To preserve an issue for appeal, the appellant must raise the objection below before the trial court. “‘The party also must cite to the record showing exactly where the objection was made.’” (K.C. Multimedia, Inc. v. Bank of America Technology & Operations, Inc. (2009) 171 Cal.App.4th 939, 948.) “[A] reviewing court ordinarily will not consider a challenge to a ruling if an objection could have been but was not made in the trial court . . . The purpose of this rule is to encourage parties to bring errors to the attention of the trial court, so that they may be corrected.” (In re S.B. (2004) 32 Cal.4th 1287, 1293.)


The components of a proper objection are outlined in Evidence Code section 353: (1) it must be timely made, and (2) the specific ground of the objection must be included. “Section 353 does not specify the form in which an objection must be made; hence, the use of a continuing objection to a line of questioning would be proper under Section 353 just as it is under existing law.” (See Comment by Assembly Committee on Judiciary to Evidence Code section 353.) Typically, the attorney would use the word “objection” followed by the specific ground.

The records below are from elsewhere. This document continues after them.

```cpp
extern "C" int srlz_conv64_wino_bwd_data_pool_sums(const float* dy, const float* upack_bwd, float* dx, const float* pooled,
                                                   const float* pool_bnp, const float* pool_y, const uint8_t* pool_argmax,
                                                   const srlz_pool_desc* pd, float* bn_bwd_partial, const srlz_conv64_desc* d,
                                                   srlz_stream_t stream) {
  SRLZ_REQUIRE(dy && upack_bwd && dx && pooled && pool_bnp && pool_y && pool_argmax && pd && bn_bwd_partial, SRLZ_ERR_NULL,
               "conv64_wino_bwd_data_pool_sums: null pointer");
  WinoProg P;
  SRLZ_REQUIRE(wino_program(&P, d) == 0, SRLZ_ERR_BAD_DESC,
               "conv64_wino_bwd_data_pool_sums: 3x3 stride 1 pad 1 on even sizes only (ask srlz_conv64_wino_supported)");
  SRLZ_REQUIRE(pd->n == d->n && pd->hp == d->hi && pd->wp == d->wi && !pd->out_nchw && (pd->groups > 1 ? pd->groups : 1) == P.G,
               SRLZ_ERR_BAD_DESC, "conv64_wino_bwd_data_pool_sums: the pooled map [%d,%d,%d] is not this layer's input [%d,%d,%d]", pd->n, pd->hp,
               pd->wp, d->n, d->hi, d->wi);
  const PoolSum ps = {pooled, pool_bnp, pool_y, pool_argmax, (long long)(pd->n / P.G) * pd->h * pd->w * 64, pd->h, pd->w, pd->pool_pad};
  return wino_launch(dy, upack_bwd, nullptr, dx, bn_bwd_partial, P, &ps, nullptr, stream);
}

extern "C" size_t srlz_conv64_wino_bwd_weight_workspace(const srlz_conv64_desc* d) {
  WinoWgradProg P;
  int grid;
  if (wino_wgrad_program(&P, d, &grid)) return 0;
  return (size_t)grid * 8 * 4096 * sizeof(float) + (size_t)WG_CHUNKS * 16 * 4096 * sizeof(double);
}

extern "C" int srlz_conv64_wino_bwd_weight(const float* x, const float* dy, float* dw_ref, void* ws, size_t ws_bytes,
                                           const srlz_conv64_desc* d, srlz_stream_t stream) {
  SRLZ_REQUIRE(x && dy && dw_ref && ws, SRLZ_ERR_NULL, "conv64_wino_bwd_weight: null pointer");
  WinoWgradProg P;
  int grid;
  SRLZ_REQUIRE(wino_wgrad_program(&P, d, &grid) == 0, SRLZ_ERR_BAD_DESC,
               "conv64_wino_bwd_weight: 3x3 stride 1 pad 1 on even sizes only (ask srlz_conv64_wino_supported)");
  const size_t part_bytes = (size_t)grid * 8 * 4096 * sizeof(float);
  SRLZ_REQUIRE(ws_bytes >= part_bytes + (size_t)WG_CHUNKS * 16 * 4096 * sizeof(double), SRLZ_ERR_WORKSPACE,
               "conv64_wino_bwd_weight: workspace too small (%zu bytes)", ws_bytes);
  hipStream_t st = as_stream(stream);
  const size_t lds = (size_t)4 * WG_OP * 4;
  SRLZ_MAX_LDS(conv64_wino_wgrad_kernel, lds);
  SRLZ_LAUNCH(conv64_wino_wgrad_kernel, dim3(grid), dim3(256), lds, st, x, dy, (float*)ws, P);
  double* mid = (double*)((char*)ws + part_bytes);
  const int npair = grid >> 1, per = (npair + WG_CHUNKS - 1) / WG_CHUNKS;
  SRLZ_LAUNCH(conv64_wino_wgrad_reduce_a, dim3(65536 / 256, WG_CHUNKS), dim3(256), 0, st, (const float*)ws, mid, grid, per);
  SRLZ_LAUNCH(conv64_wino_wgrad_reduce_b, dim3(256), dim3(256), 0, st, (const double*)mid, WG_CHUNKS, dw_ref);
  return 0;
}
```

### srl-zoo_amd/srlz/_cabi.py

```python
import ctypes
import os
from ctypes import c_int, c_longlong, c_ulonglong, c_float, c_double, c_void_p, c_size_t, c_char_p, POINTER, Structure

_HERE = os.path.dirname(os.path.abspath(__file__))
LIB_PATH = os.path.join(_HERE, "libsrlz_hip.so")


ABI_VERSION = 104


class SrlzError(RuntimeError):
    pass


class Conv64Desc(Structure):
    _fields_ = [("n", c_int), ("hi", c_int), ("wi", c_int), ("ho", c_int), ("wo", c_int), ("ksize", c_int),
                ("stride", c_int), ("pad", c_int), ("transposed", c_int), ("groups", c_int)]


class SkinnyDesc(Structure):
    _fields_ = [("n", c_int), ("c", c_int), ("himg", c_int), ("wimg", c_int), ("hf", c_int), ("wf", c_int),
                ("kind", c_int), ("groups", c_int)]


# ... 47 lines not shown
_ID = POINTER(InferDecDesc)

_PROTOS = {
    "srlz_version": (c_int, []),
    "srlz_last_error": (c_char_p, []),
    "srlz_device_cus": (c_int, []),
    "srlz_conv64_packed_floats": (c_size_t, []),
    "srlz_conv64_pack_weights": (c_int, [P, P, P, _C64, P]),
    "srlz_conv64_fwd_tiles": (c_int, [_C64]),
    "srlz_conv64_fwd": (c_int, [P, P, P, P, P, P, _C64, P]),
    "srlz_conv64_bwd_data": (c_int, [P, P, P, _BO, _C64, P]),
    "srlz_conv64_bwd_weight_workspace": (c_size_t, [_C64]),
    "srlz_conv64_bwd_fused_supported": (c_int, [_C64]),
    "srlz_conv64_gather_pipe_supported": (c_int, [_C64, c_int]),
    "srlz_conv64_scatter_pipe_supported": (c_int, [_C64, c_int]),
    "srlz_conv64_bwd_fused_workspace": (c_size_t, [_C64]),
    "srlz_conv64_bwd_fused": (c_int, [P, P, P, _BO, P, P, P, P, P, P, c_size_t, _C64, P]),
    "srlz_conv64_bwd_fused_bn_rows": (c_int, [_C64]),
    "srlz_conv64_wino_supported": (c_int, [_C64]),
    "srlz_conv64_wino_packed_floats": (c_size_t, []),
    "srlz_conv64_wino_pack_weights": (c_int, [P, P, P, P]),
    "srlz_conv64_wino_tiles": (c_int, [_C64]),
    "srlz_conv64_wino_fwd": (c_int, [P, P, P, P, P, P, _C64, P]),
    "srlz_conv64_wino_bwd_data": (c_int, [P, P, P, _C64, P]),
    "srlz_conv64_wino_bwd_weight_workspace": (c_size_t, [_C64]),
    "srlz_conv64_wino_bwd_weight": (c_int, [P, P, P, P, c_size_t, _C64, P]),
    "srlz_conv64_wino_bwd_data_rows": (c_int, [_C64]),
    "srlz_conv64_wino_bwd_data_pool_sums": (c_int, [P, P, P, P, P, P, P, _PD, P, _C64, P]),
    "srlz_conv64_bwd_weight": (c_int, [P, P, P, P, P, _BO, P, c_size_t, _C64, P]),
    "srlz_conv64_bwd_weight_plan": (c_int, [_C64, c_int, c_int, POINTER(c_int)]),
    "srlz_conv64_bwd_fused_workgroups": (c_int, [_C64]),
    "srlz_conv1_workgroups": (c_int, [_SK]),
    "srlz_conv1_buffer_staging_supported": (c_int, [_SK]),
    "srlz_debug_conv1_fwd_generic": (c_int, [P, P, P, P, _SK, P]),
    "srlz_debug_conv1_fwd_u8_generic": (c_int, [P, P, P, P, P, _SK, P]),
    "srlz_debug_conv1_bwd_weight_fused_generic": (c_int, [P, P, P, P, P, P, c_int, P, P, c_size_t, _SK, _PD, P]),
    "srlz_debug_conv1_bwd_weight_fused_u8_generic": (c_int, [P, P, P, P, P, P, P, c_int, P, P, c_size_t, _SK, _PD, P]),
    "srlz_convT_out_os_plan": (c_int, [_SK, c_int, POINTER(c_int)]),
    "srlz_conv64_debug_program": (c_int, [_C64, c_int, POINTER(c_int), c_int]),
    "srlz_linear_debug_route": (c_int, [c_int, c_int, c_int, c_int, c_int, P, P, c_int, c_size_t, POINTER(c_int)]),
    "srlz_debug_placement": (c_int, [P, c_int, c_int, c_int, P]),
    "srlz_debug_mfma_peak": (c_int, [P, c_int, c_int, P]),
    "srlz_debug_mfma_valu": (c_int, [P, c_int, c_int, c_int, c_int, c_int, P]),
    "srlz_convn_packed_floats": (c_size_t, [_CN]),
    "srlz_convn_pack_weights": (c_int, [P, P, _CN, P]),
    "srlz_convn_fwd_tiles": (c_int, [_CN]),
    "srlz_convn_fwd": (c_int, [P, P, P, P, P, _CN, P]),
    "srlz_bn_finalize_chunks_workspace": (c_size_t, [c_int, c_int]),
    "srlz_bn_finalize_chunks": (c_int, [P, c_int, c_int, c_int, c_longlong, P, P, c_float, c_float, P, P, P, P, P, c_size_t, P]),
    "srlz_bn_eval_params_chunks": (c_int, [P, P, P, P, c_float, c_int, P, P]),
    "srlz_bn_add_relu": (c_int, [P, P, P, P, P, c_longlong, c_int, c_int, P]),
    "srlz_avgpool_nhwc": (c_int, [P, P, c_int, c_int, c_int, P]),
    "srlz_prelu_fwd": (c_int, [P, P, P, c_longlong, P]),
    "srlz_prelu_bwd": (c_int, [P, P, P, P, P, c_longlong, P]),
    "srlz_triplet_fwd": (c_int, [P, P, P, c_int, c_int, c_float, P, P, P]),
    "srlz_triplet_bwd": (c_int, [P, P, P, P, P, c_int, c_int, P, P, P, P]),
    "srlz_skinny_tiles": (c_int, [_SK]),
    "srlz_conv64_bwd_data_tiles": (c_int, [_C64]),
    "srlz_conv64_bwd_data_pool_sums": (c_int, [P, P, P, P, P, P, P, _PD, P, _C64, P]),
    "srlz_conv1_fwd": (c_int, [P, P, P, P, _SK, P]),
    "srlz_conv1_fwd_u8": (c_int, [P, P, P, P, P, _SK, P]),
    "srlz_conv1_bwd_weight_fused_u8": (c_int, [P, P, P, P, P, P, P, c_int, P, P, c_size_t, _SK, _PD, P]),
    "srlz_convT_out_fwd_loss_u8": (c_int, [P, P, P, P, P, P, P, P, P, _SK, P]),
    "srlz_normalize_lut": (c_int, [P, P]),
    "srlz_normalize_u8_planar": (c_int, [P, P, P, c_int, c_int, c_longlong, P]),
    "srlz_copy_frames_u8": (c_int, [P, P, c_longlong, P, P, c_longlong, c_int, c_longlong, P]),
# ... 222 lines not shown
```

Before: 45890 images/s.

## Fold Winograd output transform into last MFMA phase of pooled data-gradient kernel

For the pooled-sum backward-data Winograd kernel, the last matrix phase now visits components column by column and applies the output transform for each column as soon as it completes. The pooled-map loads are issued mid-phase, so the transform arithmetic and memory latency overlap the remaining MFMAs instead of running in a serial epilogue. Per-group BN pool parameters are now computed once into LDS rather than per tile. The old epilogue path stays reachable through a debug entry point, at the cost of extra LDS and register pressure in the folded kernel.

```diff
diff --git a/include/srlz.h b/include/srlz.h
--- a/include/srlz.h
+++ b/include/srlz.h
@@ -485,6 +485,10 @@
                                                  const uint8_t* argmax, const float* dpooled, const float* sums, int training,
                                                  float* dw_ref, void* ws, size_t ws_bytes, const srlz_skinny_desc* d,
                                                  const struct srlz_pool_desc_s* pd, srlz_stream_t stream);
+int srlz_debug_conv64_wino_bwd_data_pool_sums_parent(const float* dy, const float* upack_bwd, float* dx, const float* pooled,
+                                                     const float* pool_bnp, const float* pool_y, const uint8_t* pool_argmax,
+                                                     const struct srlz_pool_desc_s* pd, float* bn_bwd_partial,
+                                                     const srlz_conv64_desc* d, srlz_stream_t stream);
 
 #ifdef __cplusplus
 }
diff --git a/srl-zoo_amd/csrc/wino.hip b/srl-zoo_amd/csrc/wino.hip
--- a/srl-zoo_amd/csrc/wino.hip
+++ b/srl-zoo_amd/csrc/wino.hip
@@ -149,44 +149,92 @@
 constexpr int WN_AQ = 4;
 static_assert(64 % WN_AQ == 0, "the ring of weight operands wraps with the tile");
 
+template <bool FOLD>
+__device__ __forceinline__ constexpr int wn_comp(int ph, int i) { return (FOLD && ph == 3) ? 4 * (i & 3) + (i >> 2) : i; }
+template <bool FOLD>
+__device__ __forceinline__ constexpr int wn_step(int q) { return (q & 63) < 48 ? (q & 63) : 48 + wn_comp<FOLD>(3, q & 15); }
+
 __device__ __forceinline__ f32x4 wn_uload(__amdgpu_buffer_rsrc_t ub, unsigned uvoff, int step, int uo) {
   const __attribute__((ext_vector_type(4))) unsigned v = __builtin_amdgcn_raw_buffer_load_b128(ub, uvoff, (step & 63) * 4096 + uo, 0);
   return f32x4{__uint_as_float(v[0]), __uint_as_float(v[1]), __uint_as_float(v[2]), __uint_as_float(v[3])};
 }
 
-template <int PH>
+struct WinoFold {
+  f32x4 y[2][4];
+  f32x4 z[2][4];
+  unsigned yoff[2];
+  __amdgpu_buffer_rsrc_t zb;
+  int wrow;
+};
+
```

Of course, there have been objections when that consist of “Objection” and “I object,” without the grounds stated, especially where the grounds may seem very obvious to all.

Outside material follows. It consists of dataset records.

template <int MODE, int BIG, int PH, int PARTS, int WBUF, int NWV, int F16, int TEAMS = 1, int PAR = -1, int HEAD_MT = 0>
__device__ __forceinline__ void modconv_split_tile(const ide3d_modconv_params& p, const u32x4* __restrict__ wp, float* __restrict__ partial,
                                                   const ConvGeom& g, unsigned char* smem, int mb, int tl, int grp, int split, int tiles_x,
                                                   const float* __restrict__ row_unscale, float* wg_scratch = nullptr, const HeadEpi* he = nullptr) {
    using K = SpCfg<MODE, BIG, PH, PARTS, WBUF, NWV, (PAR >= 0)>;
    static_assert(!F16 || PARTS == 2, "f16x3 = two fp16 pieces per operand");
    static_assert(PAR < 0 || (MODE == MODE_TCONV3A && WBUF == 2 && TEAMS == 1), "row-parity pairs: transposed form, two weight buffers, one team");
    constexpr int NST = (PAR < 0) ? 3 : (PAR == 0 ? 2 : 1);
    auto kys = [](int i) constexpr { return (PAR < 0) ? i : (PAR == 0 ? 2 * i : 1); };
    static_assert(TEAMS == 1 || (TEAMS == 2 && NWV == 4), "two teams of four waves, or one team");
    constexpr int PW = K::PW;
    const int tid = (TEAMS == 2) ? (int)(threadIdx.x & 255u) : (int)threadIdx.x, lane = tid & 63;
    const int wid = __builtin_amdgcn_readfirstlane(tid >> 6);
    const int wm = wid / K::WN, wn = wid % K::WN;
    const int half = lane >> 5, l32 = lane & 31;
    const int lp = ((((l32 >> 2) ^ (l32 >> 3) ^ (l32 >> 4)) & 1) << 4) | (l32 & 15);
    const int txi = tl % tiles_x, tyi = tl / tiles_x;
    const int y0 = tyi * PH, x0 = txi * PW;
    const int n0 = grp;
    u32x4* const s_w = reinterpret_cast<u32x4*>(smem);
    u32x4* const s_x = s_w + WBUF * K::W_UNITS;

    f32x16 acc[K::NCLS][K::MTW][K::NTW];
#pragma unroll
    for (int q = 0; q < K::NCLS; ++q)
#pragma unroll
        for (int i = 0; i < K::MTW; ++i)
#pragma unroll
            for (int j = 0; j < K::NTW; ++j)
#pragma unroll
                for (int r = 0; r < 16; ++r) acc[q][i][j][r] = 0.f;

    const int hw = p.h * p.w_;
    int x_src[K::NXR];
#pragma unroll
    for (int r = 0; r < K::NXR; ++r) {
        const int sidx = lane + 64 * r;
        const int ry = sidx / K::HW, rx = sidx % K::HW;
        const int yy = y0 - 1 + ry, xx = x0 - 1 + rx;
        x_src[r] = (sidx < K::NSLOT && yy >= 0 && yy < p.h && xx >= 0 && xx < p.w_) ? yy * p.w_ + xx : -1;
    }
    const float* __restrict__ ximg = p.x + (int64_t)n0 * p.cin * hw;
    float xreg[K::NXR][4];
    float sty[4];
    float xs = 1.f, xus = 1.f;
    if constexpr (F16) {
        float mm = p.styles ? 0.f : 1.f;
        if (p.styles) for (int ci = lane; ci < p.cin; ci += 64) mm = fmaxf(mm, fabsf(p.styles[(int64_t)n0 * p.cin + ci]));
        float xm = (lane < IDE3D_AMAX_SLOTS) ? p.x_amax[(int64_t)n0 * IDE3D_AMAX_FLOATS + lane * IDE3D_AMAX_STRIDE] : 0.f;
#pragma unroll
        for (int off = 32; off > 0; off >>= 1) { mm = fmaxf(mm, __shfl_xor(mm, off)); xm = fmaxf(xm, __shfl_xor(xm, off)); }
        f16_scale(mm * xm, xs, xus);
    }
    const bool stages_patch = (NWV == 4) || wid < 4;
    auto fetch_patch = [&](int c) {
        if (!stages_patch) return;
        const int ci0 = c * K::KC + wid * 4;
#pragma unroll
        for (int k = 0; k < 4; ++k) {
            const int ci = min(ci0 + k, p.cin - 1);
            sty[k] = (ci0 + k < p.cin) ? (p.styles ? p.styles[(int64_t)n0 * p.cin + ci] : 1.f) : 0.f;
#pragma unroll
            for (int r = 0; r < K::NXR; ++r) xreg[r][k] = ximg[(int64_t)ci * hw + max(x_src[r], 0)];
        }
    };
    auto commit_patch = [&](int buf) {
        if (!stages_patch) return;
        unsigned char* const dst = reinterpret_cast<unsigned char*>(s_x + buf * K::X_UNITS) + ((wid >> 1) * K::NSLOT) * 16 + (wid & 1) * 8;
        const float sc[4] = {F16 ? sty[0] * xs : sty[0], F16 ? sty[1] * xs : sty[1], F16 ? sty[2] * xs : sty[2], F16 ? sty[3] * xs : sty[3]};
#pragma unroll
        for (int r = 0; r < K::NXR; ++r) {
            const int sidx = lane + 64 * r;
            const bool live = x_src[r] >= 0;
            unsigned lo[PARTS], hi[PARTS];
            split_pair<PARTS, F16>(live ? xreg[r][0] * sc[0] : 0.f, live ? xreg[r][1] * sc[1] : 0.f, lo);
            split_pair<PARTS, F16>(live ? xreg[r][2] * sc[2] : 0.f, live ? xreg[r][3] * sc[3] : 0.f, hi);
            if (sidx < K::NSLOT) {
#pragma unroll
                for (int q = 0; q < PARTS; ++q) {
                    const u32x2 v = {lo[q], hi[q]};
                    *reinterpret_cast<u32x2*>(dst + (q * 2 * K::NSLOT + sidx) * 16) = v;
                }
            }
        }
    };
    const u32x4* __restrict__ wsrc = wp + (int64_t)mb * g.cchunks * 3 * K::W_UNITS;
    constexpr int W_PIECES = K::W_UNITS / 64;
    static_assert(K::W_UNITS % 64 == 0, "weight stage is a whole number of 1 KB pieces");
    constexpr int W_COL = (W_PIECES + 3) / 4;
    constexpr int W_EARLY = (NWV == 8) ? (W_COL * 5 + 8) / 9 : W_COL;
    auto fetch_weights = [&](int stage, int buf, bool late = false) {
        const u32x4* src = wsrc + (int64_t)stage * K::W_UNITS;
        if (NWV == 4 && late) return;
        if (NWV == 8 && (late != (wid < 4))) return;
        const int m0 = late ? W_EARLY : 0, m1 = late ? W_COL : W_EARLY;
        for (int m = m0; m < m1; ++m) {
            const int i = (wid & 3) + 4 * m;
            if (i < W_PIECES)
                __builtin_amdgcn_global_load_lds((const __attribute__((address_space(1))) void*)(src + i * 64 + lane),
                                                 (__attribute__((address_space(3))) void*)(s_w + buf * K::W_UNITS + i * 64), 16, 0, 0);
        }
    };

    const unsigned a_base0 = (unsigned)(size_t)(s_w + half * K::BM + wm * K::MTW * 32 + l32);
    unsigned b_base0[K::NTW];
#pragma unroll
    for (int j = 0; j < K::NTW; ++j) {
        const int pix = (wn * K::NTW + j) * 32 + lp;
        b_base0[j] = (unsigned)(size_t)(s_x + half * K::NSLOT + (pix / PW) * K::HW + (pix % PW));
    }

    const int c_begin = split * g.chunks_per_split;
    const int c_end = min(c_begin + g.chunks_per_split, g.cchunks);
#ifdef IDE3D_MC_TRACE
    unsigned long long mc_acc[6] = {0, 0, 0, 0, 0, 0}, mc_last = 0;
    const unsigned long long mc_t0 = __builtin_readcyclecounter();
#endif
    if (c_begin < c_end) {
        if (WBUF == 2) { fetch_weights(c_begin * 3 + kys(0), 0); if (NWV == 8) fetch_weights(c_begin * 3 + kys(0), 0, true); }
        fetch_patch(c_begin);
        commit_patch(0);
    }
    asm volatile("s_waitcnt vmcnt(0)" ::: "memory");
    __syncthreads();
    int wbuf = 0;
#ifdef IDE3D_MC_TRACE
    mc_last = __builtin_readcyclecounter();
    const unsigned long long mc_prologue = mc_last - mc_t0;
#endif
    for (int c = c_begin; c < c_end; ++c) {
        const int xbuf = (c - c_begin) & 1;
        const bool more = c + 1 < c_end;
        static_for<NST>([&](auto sii) {
            constexpr int SI = decltype(sii)::value, KY = kys(SI);
            constexpr bool LAST = (SI == NST - 1), MID = (SI == (NST == 3 ? 1 : 0));
            const int next_stage = LAST ? (c + 1) * 3 + kys(0) : c * 3 + kys(LAST ? 0 : SI + 1);
            IDE3D_MC_TS(0)
            if constexpr (WBUF == 2) {
                if (!LAST || more) fetch_weights(next_stage, wbuf ^ 1);
                if (MID && more) fetch_patch(c + 1);
            } else {
                fetch_weights(c * 3 + KY, 0);
                if (MID && more) fetch_patch(c + 1);
                asm volatile("s_waitcnt vmcnt(0)" ::: "memory");
                __syncthreads();
            }
            IDE3D_MC_TS(1)
            const unsigned a_base = a_base0 + ((WBUF == 2) ? wbuf * (K::W_UNITS * 16) : 0);
            unsigned b_base[K::NTW];
#pragma unroll
            for (int j = 0; j < K::NTW; ++j) b_base[j] = b_base0[j] + xbuf * (K::X_UNITS * 16);
            constexpr int GRP = K::MTW + K::NTW, NGRP = 3 * PARTS;
            constexpr int SP_AHEAD = 1;
            constexpr int NBUF = (PARTS == 2 && SP_AHEAD > 1) ? 3 : 2;
            constexpr int AHEAD_CAP = 15 / GRP - 1, AHEAD_SAFE = (NBUF - 1) * PARTS - 1;
            constexpr int AHEAD = (SP_AHEAD < AHEAD_CAP ? SP_AHEAD : AHEAD_CAP) < AHEAD_SAFE ? (SP_AHEAD < AHEAD_CAP ? SP_AHEAD : AHEAD_CAP) : AHEAD_SAFE;
            static_assert(AHEAD >= 1 && (AHEAD + 1) * GRP <= 15, "lgkmcnt is a 4-bit counter");
            constexpr bool B_REUSE = (MODE == MODE_TCONV3A) && NBUF == 2;
            u32x4 av[NBUF][K::MTW][PARTS], bv[NBUF][K::NTW][PARTS];
            auto issue = [&](auto ss) {
                constexpr int S = decltype(ss)::value, KX = S / PARTS, Q = S % PARTS, B = KX % NBUF, T = KY * 3 + KX;
                constexpr int BS = B_REUSE ? (KX == 2 ? 1 : 0) : B;
                static_for<K::MTW>([&](auto ii) {
                    constexpr int I = decltype(ii)::value;
                    av[B][I][Q] = lds_read128_async<(((KX * PARTS + Q) * 2) * K::BM + I * 32) * 16>(a_base);
                });
                if constexpr (!(B_REUSE && KX == 1))
                static_for<K::NTW>([&](auto jj) {
                    constexpr int J = decltype(jj)::value;
                    bv[BS][J][Q] = lds_read128_async<(Q * 2 * K::NSLOT + tap_patch_offset<MODE, K::HW>(T)) * 16>(b_base[J]);
                });
            };
            static_for<AHEAD>([&](auto ss) { issue(ss); });
            static_for<NGRP>([&](auto ss) {
                constexpr int S = decltype(ss)::value, KX = S / PARTS, Q = S % PARTS, B = KX % NBUF, QC = (PAR >= 0) ? (KX & 1) : tap_class<MODE>(KY * 3 + KX);
                constexpr int BS = B_REUSE ? (KX == 2 ? 1 : 0) : B;
                if constexpr (S + AHEAD < NGRP) issue(std::integral_constant<int, S + AHEAD>{});
                constexpr int PENDING = [] { int n = 0; for (int s2 = S + 1; s2 <= S + AHEAD && s2 < NGRP; ++s2) n += K::MTW + ((B_REUSE && s2 / PARTS == 1) ? 0 : K::NTW); return n; }();
                lds_wait128<PENDING>(av[B][0][Q]);
#pragma unroll
                for (int i = 0; i < K::MTW; ++i) lds_pin128(av[B][i][Q]);
                if constexpr (!(B_REUSE && KX == 1)) {
#pragma unroll
                for (int j = 0; j < K::NTW; ++j) lds_pin128(bv[BS][j][Q]);
                }
#pragma unroll
                for (int qa = 0; qa <= Q; ++qa)
#pragma unroll
                    for (int qb = 0; qb <= Q; ++qb) {
                        if ((qa == Q || qb == Q) && qa + qb < PARTS) {
#pragma unroll
                            for (int i = 0; i < K::MTW; ++i)
#pragma unroll
                                for (int j = 0; j < K::NTW; ++j)
                                    acc[QC][i][j] = sp_mfma<F16>(av[B][i][qa], bv[BS][j][qb], acc[QC][i][j]);
                        }
                    }
            });
            IDE3D_MC_TS(2)
            if (LAST && more) commit_patch(xbuf ^ 1);
            if constexpr (WBUF == 2 && NWV == 8) { if (!LAST || more) fetch_weights(next_stage, wbuf ^ 1, true); }
            IDE3D_MC_TS(3)
            if (WBUF == 2) asm volatile("s_waitcnt vmcnt(0)" ::: "memory");
            IDE3D_MC_TS(4)
            __syncthreads();
            IDE3D_MC_TS(5)
            wbuf ^= 1;
        });
    }
#ifdef IDE3D_MC_TRACE
    const unsigned long long mc_t1 = __builtin_readcyclecounter();
#endif
    if constexpr (HEAD_MT > 0) {
        static_assert(MODE == MODE_CONV3 && TEAMS == 1 && !F16 && K::NCLS == 1, "fused heads: 3x3 split-bf16 layers");
        split_heads_finish<PH, PW, K::NWV, K::MTW, K::NTW, K::BM, HEAD_MT, PARTS, K::LDS_BYTES / 4>(p, *he, acc, reinterpret_cast<float*>(smem), n0, y0, x0, wm, wn, lp);
    } else
    modconv_finish<MODE, 1, PH, PW, K::NWV, K::NCLS, K::MTW, K::NTW, K::BM, K::LDS_BYTES / 4, PAR>(p, partial, g, acc, reinterpret_cast<float*>(smem), mb, n0, y0, x0, split, 0, wm, wn, lp,
                                                                                                F16 ? row_unscale : nullptr, xus, (TEAMS == 2) ? tid : -1, wg_scratch);
#ifdef IDE3D_MC_TRACE
    if (blockIdx.x == 100 && (threadIdx.x == 0 || threadIdx.x == 256)) {
        const int o = threadIdx.x ? 16 : 0;
        for (int k = 0; k < 6; ++k) g_mc_dbg[o + k] = mc_acc[k];
        g_mc_dbg[o + 7] = (unsigned long long)(c_end - c_begin) * 3;
        g_mc_dbg[o + 8] = mc_prologue;
        g_mc_dbg[o + 9] = __builtin_readcyclecounter() - mc_t1;
    }
#endif
}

At a minimum, the attorney must state the grounds for an objection. Evidence Code § 353(a). “Evidence Code section 353 does not exalt form over substance. No particular form of objection or motion is required; it is sufficient that the presentation contains a request to exclude specific evidence on the specific legal ground urged on appeal.” People v. Morris (1991) 53 Cal.3d 152, 188 (disapproved on other grounds in People v. Stansbury (1995) 9 Cal.4th 824, 830, fn. 1).


Interposing objections requires an attorney to be quick on his or her feet. After all, it does little good to ponder whether a question is objectionable but wait before making it until seven questions later. It may be untimely and worst yet, it may be impossible to undo the damage of the jury having heard the evidence.


And making an objection on the wrong ground may not help you on appeal. It is not enough that you made a general objection without a ground or objected on a different ground. If you object on one ground, that will not preserve the objection on another ground. (People v. Holt (1997) 15 Cal.4th 619, 669, modified at 15 Cal.4th 1385A.) Nor should you rely on a “continuing objection” to preserve the error. Be clear in making a specific objection to the evidence and possibly renew the objection when the questioning exceeds the scope of your original objection or too much time has passed since the original objection.


And what do you do in the event you want to object to a line of questions? A “continuing” objection to certain evidence or a line of questioning may not be necessary, but the objection should relate to the same ground. If you have a new objection on another ground, you should state it as an objection with the new objection, including the specific grounds. (Smith v. County of Los Angeles (1989) 214 Cal.App.3d 266, 285.) Be careful if the later questions are different in nature, especially where they cover different subject matter and are objectionable on different grounds. (Boeken v. Philip Morris Inc. (2005) 127 Cal.App.4th 1640, 1676 [objection should relate to “a particular, identifiable body of evidence”].)


While the Supreme Court has indicated that the rule that objections not made are forfeited is not automatic, it also noted “the appellate court’s discretion to excuse forfeiture should be exercised rarely and only in cases presenting an important legal issue.” (In re S.B. (2004) 32 Cal.4th 1287, 1293.) That means don’t depend on it, but if you can show some special circumstances, this rule of forfeiture may not be applied in your case.